Similari

Rust

The purpose of crate is to provide tools to build in-memory vector similarity engines.

Similarity calculation is the important resource demanding task in machine learning and AI systems. Vectors in similarity engines are compared by calculating of n-dimensional distance - Euclidian, cosine or another one. The distance is used to estimate how the vectors are close between each other.

The library helps to build various kinds of similarity engines - the simplest one is that holds vector features and allows comparing new vectors against the ones kept in the database. More sophisticated engines operates over tracks - series of observations for the same feature collected during the lifecycle. Such kind of systems are often used in video processing or other class of systems where observer receives fuzzy or changing observation results.

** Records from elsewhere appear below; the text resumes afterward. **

#include "caf_internal.h"
#include "caf_fft_dev.h"
#include "caf_wave.h"

namespace caf {

constexpr int FB = 16384;
constexpr int FP_P1 = 4384;
constexpr int FP_IM = 16 * FP_P1;
constexpr int F_LDS_BYTES = 2 * FP_IM;
constexpr int F_LDS_DATA = F_LDS_BYTES / 8;
__host__ __device__ constexpr int fp_row2(int n2) { return ((n2 >> 1) & 3) * 1088 + ((n2 & 1) + 2 * (n2 >> 3)) * 256; }
static_assert(fp_row2(15) + 256 <= FP_P1 && FP_P1 % 256 == 32, "planar image geometry");

#define CAF_AS1 __attribute__((address_space(1)))
#define CAF_AS4 __attribute__((address_space(4)))
typedef float v2f_t __attribute__((ext_vector_type(2)));
typedef float v4f_t __attribute__((ext_vector_type(4)));
typedef int v2i_t __attribute__((ext_vector_type(2)));
__device__ __forceinline__ float2 ld2(const float2* base, uint32_t elem) {
    const uint64_t u = *reinterpret_cast<const CAF_AS1 uint64_t*>((const CAF_AS1 char*)base + (elem << 3));
// ... 96 lines not shown
__device__ __forceinline__ Tp* uniform_ptr(Tp* p) {
    const uint64_t v = reinterpret_cast<uint64_t>(p);
    const uint32_t lo = __builtin_amdgcn_readfirstlane((uint32_t)v);
    const uint32_t hi = __builtin_amdgcn_readfirstlane((uint32_t)(v >> 32));
    return reinterpret_cast<Tp*>(((uint64_t)hi << 32) | lo);
}
__device__ __forceinline__ __amdgpu_buffer_rsrc_t buf_of(const void* base, uint32_t bytes) {
    return __builtin_amdgcn_make_buffer_rsrc(const_cast<void*>(base), 0, (int)bytes, 0x00020000);
}
constexpr int CAF_AUX_SC1 = 16;
constexpr int CAF_AUX_NT = 2;
template <int MODE>
__device__ __forceinline__ void tile_store(__amdgpu_buffer_rsrc_t r, uint32_t voff, uint32_t soff, float val) {
    __builtin_amdgcn_raw_buffer_store_b32(__builtin_bit_cast(int, val), r, (int)voff, (int)soff, MODE == 1 ? (CAF_AUX_SC1 | CAF_AUX_NT) : 0);
}

struct F1Direct {
    float* out0;
    float* out1;
    const float* inv_e;
    const float* tscale;
    int64_t num_shifts;
    int32_t step, blk_abs;
    PeakRec* partial;
    int64_t ppt, shift_start;
};
template <int FT, int MODE = 0, int NV4 = 4, bool PK = false>
__device__ __forceinline__ void fused_item(float2* __restrict__ s_d, const float2* __restrict__ s_tw2,
                                           const float2* __restrict__ s_tw3,
                                           const float2* __restrict__ xb,
                                           const float2* __restrict__ hc,
                                           const int32_t* __restrict__ shifts,
                                           const float2* __restrict__ tw1,
                                           int32_t table_mode, int32_t nfreq, int32_t nhyp, int blk, int h0, int h1,
                                           int32_t tiles_per_blk, float* __restrict__ vt,
                                           int32_t* __restrict__ imax = nullptr, const F1Direct* f1 = nullptr) {
    static_assert(FT == 1024, "one radix-16 butterfly per thread and pass: 1024 threads (wave w owns plane n1 = w)");
    constexpr int BPT = 1;
    const int tid = threadIdx.x;
    const lds_char* img = (const lds_char*)s_d;
    const uint32_t img0 = __builtin_amdgcn_readfirstlane((uint32_t)(uintptr_t)img);
    const uint32_t wave_u = __builtin_amdgcn_readfirstlane((uint32_t)tid >> 6);
    const uint32_t m0_x1 = img0 + wave_u * 256u, m0_w = img0 + wave_u * (uint32_t)FP_P1;
    const uint32_t m2 = fp_m2((uint32_t)tid);
    constexpr int nv4 = NV4;
    float bv[16];
    uint32_t bi[4];
    float ge[16];
    if (MODE == 2 || MODE == 5) {
#pragma unroll
        for (int o = 0; o < 16; ++o) bv[o] = -1.f;
#pragma unroll
// ... 19 lines not shown
#pragma unroll
            for (int o = 0; o < 16; ++o) ge[o] = __builtin_sqrtf(ge[o]);
        }
    }

    uint32_t pk_d0 = 0, pk_nv = 0;
    if (PK) {
        const int n1 = tid & 15, n2 = (tid >> 4) & 15, q = tid >> 8;
        pk_d0 = (uint32_t)(((n2 >> 2) + 4 * q) * 64 + n1 + 16 * (n2 & 3));
        pk_nv = f1_bytes >> 2;
    }
    float2 w[BPT];
    const float2* xp = xb + (int64_t)blk * FB;
#pragma unroll
    for (int j = 0; j < BPT; ++j) w[j] = ld2(tw1, 1024u + m2);
    float* vt_blk = vt + (int64_t)blk * tiles_per_blk * nhyp * 64;
    const __amdgpu_buffer_rsrc_t rvt = buf_of(uniform_ptr(vt_blk), (uint32_t)tiles_per_blk * (uint32_t)nhyp * 256u);

    const float2* hrow_cur;
    uint32_t hb_cur;
    auto row_of = [&](int h) {
        if (table_mode) {
            hrow_cur = hc + (int64_t)h * FB;
            hb_cur = (uint32_t)tid;
        } else {
            const int t = h / nfreq;
            const int32_t sh = *((const CAF_AS4 int32_t*)shifts + (h - t * nfreq));
            hrow_cur = hc + (int64_t)t * FB;
            hb_cur = fp_hbase(m2, sh);
        }
    };
    float2 pr[BPT][16];
    float2 xr[BPT][16];
#pragma unroll
    for (int j = 0; j < BPT; ++j)
#pragma unroll
        for (int a = 0; a < 16; ++a) xr[j][a] = ld2(xp, 1024u * a + m2);
    row_of(h0);
#pragma unroll
    for (int j = 0; j < BPT; ++j)
#pragma unroll
        for (int a = 0; a < 16; ++a)
            pr[j][a] = cmul(xr[j][a],
                            ld2(hrow_cur, (1024u * a + hb_cur) & (FB - 1)));

    for (int h = h0; h < h1; ++h) {
        const bool more = h + 1 < h1;
        uint32_t hoff = (uint32_t)h * 256u;
        asm volatile("" : "+s"(hoff));
        int lz = 0;
        asm volatile("" : "+v"(lz));
        __amdgpu_buffer_rsrc_t f1_r0 = rvt, f1_r1 = rvt;
        float f1_ts = 0.f;
        if (MODE == 3) {
            f1_ts = *((const CAF_AS4 float*)f1->tscale + h);
            f1_r0 = buf_of(uniform_ptr(f1->out0 + (int64_t)h * f1->num_shifts + f1_rel0), f1->out0 ? f1_bytes : 0u);
            if (f1->out1)
                f1_r1 = buf_of(uniform_ptr(f1->out1 + (int64_t)h * f1->num_shifts + f1_rel0), f1_bytes);
        }
        float pk_v[4] = {-1.f, -1.f, -1.f, -1.f};
        uint32_t pk_i[4] = {0u, 0u, 0u, 0u};
        if (MODE == 4) {
            f1_ts = __builtin_sqrtf(*((const CAF_AS4 float*)f1->tscale + h / nfreq));
// ... 79 lines not shown
        __syncthreads();
#pragma unroll
        for (int j = 0; j < BPT; ++j) {
            const int idx = tid + j * FT;
            const int n1 = idx & 15, n2 = (idx >> 4) & 15, q = idx >> 8;
            const uint32_t rd4 = fp_rd4((uint32_t)idx), rd4i = fp_im(rd4);
            __builtin_amdgcn_sched_barrier(0);
            float2 pf0, pf1, pf2, pf3;
            if (MODE < 2) {
                lds_get4c(img, rd4, rd4i, pf0, pf1, pf2, pf3);
                __builtin_amdgcn_sched_barrier(0);
#pragma unroll
                for (int a = 0; a < 16; ++a) pr[j][a] = cmul(xr[j][a], hn[j][a]);
                __builtin_amdgcn_sched_barrier(0);
            }
#pragma unroll
            for (int i = 0; i < 4; ++i) {
                uint32_t lzi = 0;
                asm volatile("" : "+v"(lzi));
                float2 a0, a1, a2, a3;
                if (MODE < 2 && i == 0)
                    a0 = pf0, a1 = pf1, a2 = pf2, a3 = pf3;
                else
                    lds_get4c(img, rd4 + 1024u * i + lzi, rd4i + 1024u * i + lzi, a0, a1, a2, a3);
                const float2 s02 = cadd(a0, a2), d02 = csub(a0, a2), s13 = cadd(a1, a3), d13 = mulj(csub(a1, a3));
#pragma unroll
                for (int n4 = 0; n4 < 4; ++n4) {
                    if (n4 >= nv4) continue;
                    const float2 yq = n4 == 0 ? cadd(s02, s13) : n4 == 1 ? cadd(d02, d13) : n4 == 2 ? csub(s02, s13) : csub(d02, d13);
                    const int tile_u = 16 * i + 64 * n4;
// ... 24 lines not shown
                        const float gq = ge[4 * i + n4] * f1_ts;
                        const v2f_t ov = {yq.x * gq, yq.y * gq};
                        const uint32_t v3 = (uint32_t)(tile_t * 64 + n1 + 16 * (n2 & 3)) << 3, s3 = (uint32_t)tile_u * 512u;
                        __builtin_amdgcn_raw_buffer_store_b64(__builtin_bit_cast(v2i_t, ov), f1_r0, (int)v3, (int)s3, CAF_AUX_NT);
                    } else if (MODE == 3) {
                        const float outv = val * (ge[4 * i + n4] * f1_ts);
                        if (PK) {
                            const bool up = ((uint32_t)(pk_d0 + (16 * i + 64 * n4) * 64) < pk_nv) & (outv > pk_v[n4]);
                            pk_v[n4] = up ? outv : pk_v[n4];
                            pk_i[n4] = up ? (uint32_t)i : pk_i[n4];
                        }
                        const uint32_t v3 = (uint32_t)(tile_t * 64 + n1 + 16 * (n2 & 3)) << 2, s3 = (uint32_t)tile_u * 256u;
                        __builtin_amdgcn_raw_buffer_store_b32(__builtin_bit_cast(int, outv), f1_r0, (int)v3, (int)s3, CAF_AUX_NT);
                        if (f1->out1)
                            __builtin_amdgcn_raw_buffer_store_b32(__builtin_bit_cast(int, outv), f1_r1, (int)v3, (int)s3, CAF_AUX_NT);
                    } else {
                        tile_store<MODE>(rvt, voff, soff, val);
                    }
                }
                __builtin_amdgcn_sched_barrier(0);
            }
            if (MODE >= 2) {
#pragma unroll
                for (int a = 2 * EH; a < 16; ++a) pr[j][a] = cmul(xr[j][a], hn[j][a]);
            }
            __builtin_amdgcn_sched_barrier(0);
        }
        if (PK) {
            float bvv = pk_v[0];
            uint32_t bq = 0, bii = pk_i[0];
#pragma unroll
            for (int n4 = 1; n4 < NV4; ++n4) {
                const bool up = pk_v[n4] > bvv;
                bvv = up ? pk_v[n4] : bvv;
                bq = up ? (uint32_t)n4 : bq;
// ... 583 lines not shown
__device__ __forceinline__ int32_t pq_load(const int32_t* p) {
    return __hip_atomic_load(p, __ATOMIC_RELAXED, __HIP_MEMORY_SCOPE_AGENT);
}
__device__ __forceinline__ const CAF_AS4 PersistParams* params_of(const PersistParams* p) {
    uint64_t v = reinterpret_cast<uint64_t>(p);
    asm volatile("" : "+s"(v));
    return reinterpret_cast<const CAF_AS4 PersistParams*>(v);
}
typedef float v4f_u_t __attribute__((ext_vector_type(4), aligned(4)));
typedef int v4i_u_t __attribute__((ext_vector_type(4), aligned(4)));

The crate provides the tools to collect tracks, build track storages, find similar tracks, and merge them. The crate doesn't provide any persistence layer yet.

Performance

To keep the calculations performant the crate uses: * rayon - parallel calculations are implemented within track storage operations; * nalgebra - fast linear algebra library.

The vector operations performance depends a lot on the optimization level defined for the build. On low or default optimization levels Rust may not use f32 vectorization, so when running benchmarks take care of proper optimization levels configured.

Usage Examples

Take a look at examples/simple.rs for an idea of simple usage.